Friday, March 24, 2017

Ducking High Noodle Prices At Yin Du Wonton Noodle


I was tiring of stratospheric noodle prices like $16 for chicken ramen at the latest name-dropper ramen-ya or $14 for a bowl of Taiwanese beef noodle soup at China Live (where they raised the price two bucks after I convinced them to add more broth to the bowl), so I decided it was time to return to more proletarian-priced renditions of The People's Food. Where to begin?

I have the bad habit of ignoring places in my own back yard, but a couple of metaphorical taps on the shoulder sent me to Yin Du Wonton Noodle on  Pacific Avenue, which I hadn't been to since it replaced a middling walk-away dim sum shop four years ago. The first nudge was its inclusion in a sina.com  article recommending an array of Bay Area noodle joints, and the second was my reaction to an attractive picture on Yelp showing duck wonton noodles at Yin Du.  As you know, "Duck" is my middle name.

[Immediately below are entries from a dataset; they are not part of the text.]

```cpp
bool RunSpineComponents(const SpineInput& in, const WorkerArgs& wa, MergeScratch& S, hipStream_t s,
                        const SpineWorkers& run_workers, size_t pool_used, int depth) {
  const int K = (int)in.segs.size();
  if (K == 0) return false;
  std::vector<int32_t> base(K + 1, 0), off(K);
  for (int k = 0; k < K; ++k) {
    base[k + 1] = base[k] + in.segs[k].cnt;
    off[k] = in.segs[k].off;
  }
  const int mE = base[K];
  VSG_REQUIRE(mE < (1 << 27), -4, "spine: too many edges for the stamped ranks");
  double tph[8] = {0};
  auto Mark = [&](int i) {
    if (!S.spine_debug) return;
    VSG_HIP(hipStreamSynchronize(s));
    tph[i] = std::chrono::duration<double, std::milli>(std::chrono::steady_clock::now().time_since_epoch()).count();
  };
  Mark(0);
  if (pool_used >= S.spine_pool_ints) return false;
  Pool pool{S.spine_pool + pool_used, S.spine_pool_ints - pool_used};
  int32_t* d_base = pool.take(K + 1);
  int32_t* d_off = pool.take(K);
  int32_t* root_vertex = pool.take(K);
  int32_t* comp_spine = pool.take(K + 1);
  unsigned long long* root_key = reinterpret_cast<unsigned long long*>(TakeZeroed(S, 2 * (size_t)K));
  int32_t* scalars = pool.take(64);
  int32_t* eu = pool.take(mE);
  int32_t* ev = pool.take(mE);
  int32_t* estate = pool.take(mE);
  int32_t* flag = pool.take(mE);
  int32_t* scan = pool.take(mE);
  int32_t* side_key = pool.take(mE);
  int32_t* spine_flag = pool.take(mE);
  if (!pool.ok) return false;
  int32_t* cc = S.cc;
  uint32_t* best = reinterpret_cast<uint32_t*>(S.nmap[0]);
  int32_t* firstq = S.nmap[1];
  int32_t* childidx = S.nmap[2];

  VSG_HIP(hipMemcpyAsync(d_base, base.data(), (K + 1) * sizeof(int32_t), hipMemcpyHostToDevice, s));
  VSG_HIP(hipMemcpyAsync(d_off, off.data(), K * sizeof(int32_t), hipMemcpyHostToDevice, s));
  hipLaunchKernelGGL(k_spine_gather, dim3(Blocks(mE)), dim3(256), 0, s, mE, K, d_base, d_off, wa.s_ra,
                     wa.s_rb, eu, ev, estate, cc, best);
  hipLaunchKernelGGL(k_spine_pick_root, dim3(Blocks((size_t)K + (mE + kRootStride - 1) / kRootStride)), dim3(256), 0,
                     s, mE, K, eu, ev, d_base, wa.nodes, root_key);
  hipLaunchKernelGGL(k_spine_roots, dim3((K + 63) / 64), dim3(64), 0, s, K, root_key, root_vertex, childidx);

  int dbg_rounds = 0;
  auto NowMs = [] {
    return std::chrono::duration<double, std::milli>(std::chrono::steady_clock::now().time_since_epoch()).count();
  };
  const bool dbg_big = S.spine_debug && mE > (8 << 20);
  if (dbg_big) {
    VSG_HIP(hipStreamSynchronize(s));
    std::fprintf(stderr, "[vsg]   forest: gather+root %.2f ms\n", NowMs() - tph[0]);
  }
  {
    const size_t forest_mark = pool.mark();
    const int32_t* list = nullptr;
    const int32_t* list_len = nullptr;
    int n_list = mE;
    int32_t* lists[2] = {nullptr, nullptr};
    int which = 0;
    const int ahead_max = getenv("VSG_BOR_AHEAD") ? atoi(getenv("VSG_BOR_AHEAD")) : (4 << 20);
    const int compact_min = getenv("VSG_BOR_COMPACT_MIN") ? atoi(getenv("VSG_BOR_COMPACT_MIN")) : (1 << 16);
    MailSlot waiting[2];
    int n_waiting = 0;
    const int32_t* gate = nullptr;
    int32_t* len_words = scalars + 8;
    int32_t* gate_words = scalars + 12;
    int len_cur = 0;
    for (int round = 0;; ++round) {
      dbg_rounds = round;
      VSG_REQUIRE(round < 32, -4, "spine: the spanning forest did not converge");
      int32_t* d_ctr = TakeZeroed(S, 16 * kAliveSlots + 4);
      int32_t* d_next_len = len_words + (len_cur ^ 1);
      hipLaunchKernelGGL(k_bor_min, dim3(Blocks(n_list)), dim3(256), 0, s, n_list, list, list_len, round, eu, ev,
                         estate, cc, best, side_key, spine_flag, d_ctr, gate, d_next_len);
      const MailSlot m_alive = NextMail(*S.mail);
      hipLaunchKernelGGL(k_bor_hook, dim3(Blocks(n_list)), dim3(256), 0, s, n_list, list, list_len, round, eu, ev,
                         estate, cc, best, side_key, spine_flag, d_ctr, m_alive.dev, m_alive.seq, gate,
                         gate_words + (round & 1));
      gate = gate_words + (round & 1);
      waiting[n_waiting++] = m_alive;
      const int depth = n_list <= ahead_max ? 1 : 0;
      const double tr0 = dbg_big ? NowMs() : 0;
      int alive = -1;
      bool complete = false;
      while (n_waiting > depth) {
        MailWait(waiting[0], 1, &alive, s);
        waiting[0] = waiting[1];
        --n_waiting;
        if (alive == 0) {
          complete = true;
          break;
        }
      }
      if (dbg_big) std::fprintf(stderr, "[vsg]   forest round %d: %d in list, %d alive, %.2f ms\n", round, n_list, alive, NowMs() - tr0);
      if (complete) break;
      const bool compact = depth == 1 ? (round >= 1 && n_list > compact_min)
                                      : (alive < n_list / 2 && n_list > compact_min);
      if (!compact) continue;
      if (!lists[0]) {
        const size_t m = pool.mark();
        const size_t cap = depth == 1 ? (size_t)n_list : (size_t)alive;
        lists[0] = pool.take(cap);
        lists[1] = pool.take(cap);
        if (!pool.ok) {
          pool.ok = true;
          pool.release(m);
// ... 112 lines not shown
  pool.release(arcs_mark);
  const MailSlot m_side = NextMail(*S.mail);
  FusedScan(S.scan, ScanLoadI32{flag}, FlagScanEmit{nullptr, scan}, TotalPostFinish{scalars + 2, m_side.dev, m_side.seq},
            mE, s);
  int n_side = 0;
  MailWait(m_side, 1, &n_side, s);
  const size_t ns = (size_t)(n_side > 0 ? n_side : 1);
  uint32_t* sk_in = reinterpret_cast<uint32_t*>(pool.take(ns));
  uint32_t* si_in = reinterpret_cast<uint32_t*>(pool.take(ns));
  uint32_t* sk = reinterpret_cast<uint32_t*>(pool.take(ns));
  uint32_t* si = reinterpret_cast<uint32_t*>(pool.take(ns));
  uint32_t* seg_key = reinterpret_cast<uint32_t*>(pool.take(ns));
  int32_t* seg_cnt = pool.take(ns);
  int32_t* seg_off = pool.take(ns);
  int32_t* o_ra = pool.take(ns);
  int32_t* o_rb = pool.take(ns);
  uint32_t* o_gpos = reinterpret_cast<uint32_t*>(pool.take(ns));
  if (!pool.ok) return false;
  hipLaunchKernelGGL(k_compact_side, dim3(Blocks(mE)), dim3(256), 0, s, mE, flag, scan, side_key, sk_in, si_in);
  FusedScan(S.scan, StateFlagValue{spine_flag, 1}, SpineEmit{eu, ev, childidx, te_e, scan, sp_child, sp_is_a, d_base, d_off, K},
            SpineFinish{comp_spine, K}, mE, s);
  hipLaunchKernelGGL(k_comp_spine, dim3(Blocks(K)), dim3(256), 0, s, K, d_base, scan, comp_spine);
  int dbg_spine_edges = 0;
  if (S.spine_debug) {
    std::vector<int32_t> cs(K + 1);
    VSG_HIP(hipMemcpy(cs.data(), comp_spine, (K + 1) * sizeof(int32_t), hipMemcpyDeviceToHost));
    dbg_spine_edges = cs[K];
  }
  Mark(4);
  if (S.spine_check) SpineSelfCheck(base, mE, eu, ev, root_vertex, side_key, spine_flag, te_e, mt);
  if (n_side > 0) {
    int side_bits = 1;
    while (side_bits < 32 && (1ll << side_bits) < (long long)mt) ++side_bits;
    SortPairsU32(S.cub_temp, S.cub_temp_bytes, sk_in, sk, si_in, si, n_side, side_bits, s);
    int32_t* d_nseg = scalars + 3;
    RunsOfSortedKeys(S.scan, sk, n_side, seg_off, seg_cnt, d_nseg, s);
    hipLaunchKernelGGL(k_gather_side, dim3(Blocks(n_side)), dim3(256), 0, s, n_side, si, d_base, d_off, K, wa.s_ra,
                       wa.s_rb, wa.s_gpos, o_ra, o_rb, o_gpos);
    WorkerArgs w2 = wa;
    w2.num_segs = d_nseg;
    w2.seg_off = seg_off;
    w2.seg_cnt = seg_cnt;
    w2.s_ra = o_ra;
    w2.s_rb = o_rb;
    w2.s_gpos = o_gpos;
    w2.T.side = 1;
    w2.s_seq = nullptr;
    VSG_REQUIRE(w2.T.hubs == 0, -4, "tree replay: a side cluster in a stage with hub regions");
    w2.work_cap = n_side / (w2.small_seg + 1) + 1;
    w2.work_list = (size_t)kWaveClasses * w2.work_cap <= ns ? seg_key : nullptr;
    w2.work_ctl = w2.work_list ? TakeZeroed(S, 2 * kWaveClasses) : nullptr;
    SpineInput nested;
    w2.wave_max = 0x7fffffff;
    if (pool.ok && depth < 8 && n_side >= S.spine_min * S.spine_nested_factor) {
      const long long room = (long long)((S.spine_pool_ints - pool_used - pool.used) / 16);
      w2.wave_max = SelectLargeSegments(n_side, d_nseg, seg_off, seg_cnt, S.spine_min * S.spine_nested_factor,
                                        room < S.spine_max_edges ? room : S.spine_max_edges, S, s, &nested,
                                        nullptr);
    }
    if (nested.segs.empty()) {
      run_workers(w2, n_side, s);
    } else {
      const int ef = NextEvent(S), ej = NextEvent(S);
      const bool fork = S.aux2_stream && ef >= 0 && ej >= 0;
      if (fork) {
        VSG_HIP(hipEventRecord((*S.ev_pool)[ef], s));
        VSG_HIP(hipStreamWaitEvent(S.aux2_stream, (*S.ev_pool)[ef], 0));
        run_workers(w2, n_side, S.aux2_stream);
        VSG_HIP(hipEventRecord((*S.ev_pool)[ej], S.aux2_stream));
      } else {
        run_workers(w2, n_side, s);
      }
      if (!RunSpineComponents(nested, w2, S, s, run_workers, pool_used + pool.used, depth + 1)) {
        WorkerArgs w3 = w2;
        w3.wave_min = w2.wave_max - 1;
        w3.wave_max = 0x7fffffff;
        w3.work_list = nullptr;
        run_workers(w3, n_side, s);
      }
      if (fork) VSG_HIP(hipStreamWaitEvent(s, (*S.ev_pool)[ej], 0));
    }
  }
  Mark(5);
  const int es0 = NextEvent(S);
  if (es0 >= 0) VSG_HIP(hipEventRecord((*S.ev_pool)[es0], s));
  int32_t* start_pos = nullptr;
  const auto LaunchSpine = [&](int max_steps) {
    hipLaunchKernelGGL(k_spine, dim3(K), dim3(64 * (1 + kSpineReaders)), 0, s, K, comp_spine, root_vertex, sp_child,
                       sp_is_a, wa.nodes, wa.T, wa.optimistic, wa.violation, wa.stats, start_pos, max_steps,
                       wa.s_gpos, wa.hub_excl);
  };
  if (S.spine_fast > 0 && mt >= S.spine_fast_min) {
    SpineFastArrays F;
    F.ck_stride = (mt >> 4) + 2 * K + 4;
    F.p = pool.take(mt);
    F.ds = reinterpret_cast<float4*>(pool.take(4 * (size_t)mt));
    F.meta = pool.take(mt);
    F.sizes = pool.take((size_t)mt + 1);
    F.pre = pool.take((size_t)mt + 1);
    F.ck = reinterpret_cast<float*>(pool.take(3 * (size_t)F.ck_stride));
    F.stop = pool.take(K);
    F.fail = pool.take(K);
    F.start_pos = pool.take(K);
    if (pool.ok) {
      start_pos = F.start_pos;
      for (int pass = 0; pass < S.spine_fast; ++pass) {
        if (pass > 0) LaunchSpine(64);
        hipLaunchKernelGGL(k_spine_fast_init, dim3((K + 63) / 64), dim3(64), 0, s, K, comp_spine, F, pass == 0 ? 1 : 0);
        hipLaunchKernelGGL(k_spine_prep, dim3(Blocks((size_t)mt + 1)), dim3(256), 0, s, mt, K, comp_spine,
                           root_vertex, sp_child, wa.nodes, wa.T, F);
        ExclusiveSum(S.scan, F.sizes, F.pre, mt + 1, s);
        hipLaunchKernelGGL(k_spine_chain, dim3(K), dim3(64 * (1 + kChProducers)), 0, s, K, comp_spine, root_vertex,
                           wa.nodes, F);
        hipLaunchKernelGGL(k_spine_verify, dim3(Blocks((size_t)F.ck_stride)), dim3(256), 0, s, K, comp_spine,
                           root_vertex, wa.nodes, wa.T, F);
        hipLaunchKernelGGL(k_spine_commit, dim3(Blocks(((size_t)mt + kCommitPer - 1) / kCommitPer)), dim3(256), 0, s, mt, K, comp_spine, root_vertex,
                           wa.nodes, F, wa.stats);
        hipLaunchKernelGGL(k_spine_finish, dim3((K + 63) / 64), dim3(64), 0, s, K, comp_spine, root_vertex,
                           wa.nodes, wa.T, F, wa.stats);
        if (S.spine_debug) {
          VSG_HIP(hipStreamSynchronize(s));
          std::vector<int32_t> cs(K + 1), sp(K), st(K), fl(K);
          VSG_HIP(hipMemcpy(cs.data(), comp_spine, (K + 1) * sizeof(int32_t), hipMemcpyDeviceToHost));
          VSG_HIP(hipMemcpy(sp.data(), F.start_pos, K * sizeof(int32_t), hipMemcpyDeviceToHost));
          VSG_HIP(hipMemcpy(st.data(), F.stop, K * sizeof(int32_t), hipMemcpyDeviceToHost));
          VSG_HIP(hipMemcpy(fl.data(), F.fail, K * sizeof(int32_t), hipMemcpyDeviceToHost));
          long long total = 0, fast = 0;
          int longest = 0, stopped = 0, failed = 0;
          for (int k = 0; k < K; ++k) {
            const int n = cs[k + 1] - cs[k];
            total += n;
            fast += sp[k];
            longest = std::max(longest, n);
            stopped += st[k] < n;
            failed += fl[k] < n;
          }
          std::fprintf(stderr, "[vsg]   streamed chain, pass %d: %lld of %lld spine steps done (longest spine %d; %d of %d "
                       "components stopped at a step that is not plain, %d at a failed test or a larger side "
                       "cluster)\n", pass, fast, total, longest, stopped, K, failed);
        }
      }
    }
  }
  LaunchSpine(0x7fffffff);
  const int es1 = NextEvent(S);
  if (es1 >= 0) {
    VSG_HIP(hipEventRecord((*S.ev_pool)[es1], s));
    if (S.ev_spine) S.ev_spine->emplace_back(es0, es1);
  }
  VSG_HIP(hipGetLastError());
  Mark(6);
  if (S.spine_debug) {
    std::fprintf(stderr, "[vsg] spine[%d]: %d components, %d edges (largest %d), %d tree edges, %d side edges, %d spine edges, "
                 "%d boruvka rounds | ms: forest %.2f rooting %.2f paths %.2f classify %.2f side %.2f spine %.2f\n",
                 depth, K, mE, in.segs[0].cnt, mt, n_side, dbg_spine_edges, dbg_rounds, tph[1] - tph[0], tph[2] - tph[1],
                 tph[3] - tph[2], tph[4] - tph[3], tph[5] - tph[4], tph[6] - tph[5]);
  }
  return true;
}

}
```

My #9 Roast Duck Wonton Noodles included about five five irregularly-shaped, bony pieces of duck flesh, not the neat, thicker slices found in some of the Yelp photos (perhaps because it was late in the day). There was enough skin to add a duck-fat sheen to the broth, but not enough meat to add any ducky intensity to it. The broth, which came a couple of shades hotter than lukewarm, was overall on the bland side, so I used a little soy sauce and black pepper to kick it up, as no other suitable condiments were available. The wontons were the best feature: plump, with some shrimp crunchiness, The noodles were ample in quantity, but as I've written before, I'm not fond of the traditional fine "dragon's beard" noodles, which make me feel like I'm chewing on someone's hair. I think there was an option for substituting fun noodles, but I generally try to stick to traditional forms the first time around.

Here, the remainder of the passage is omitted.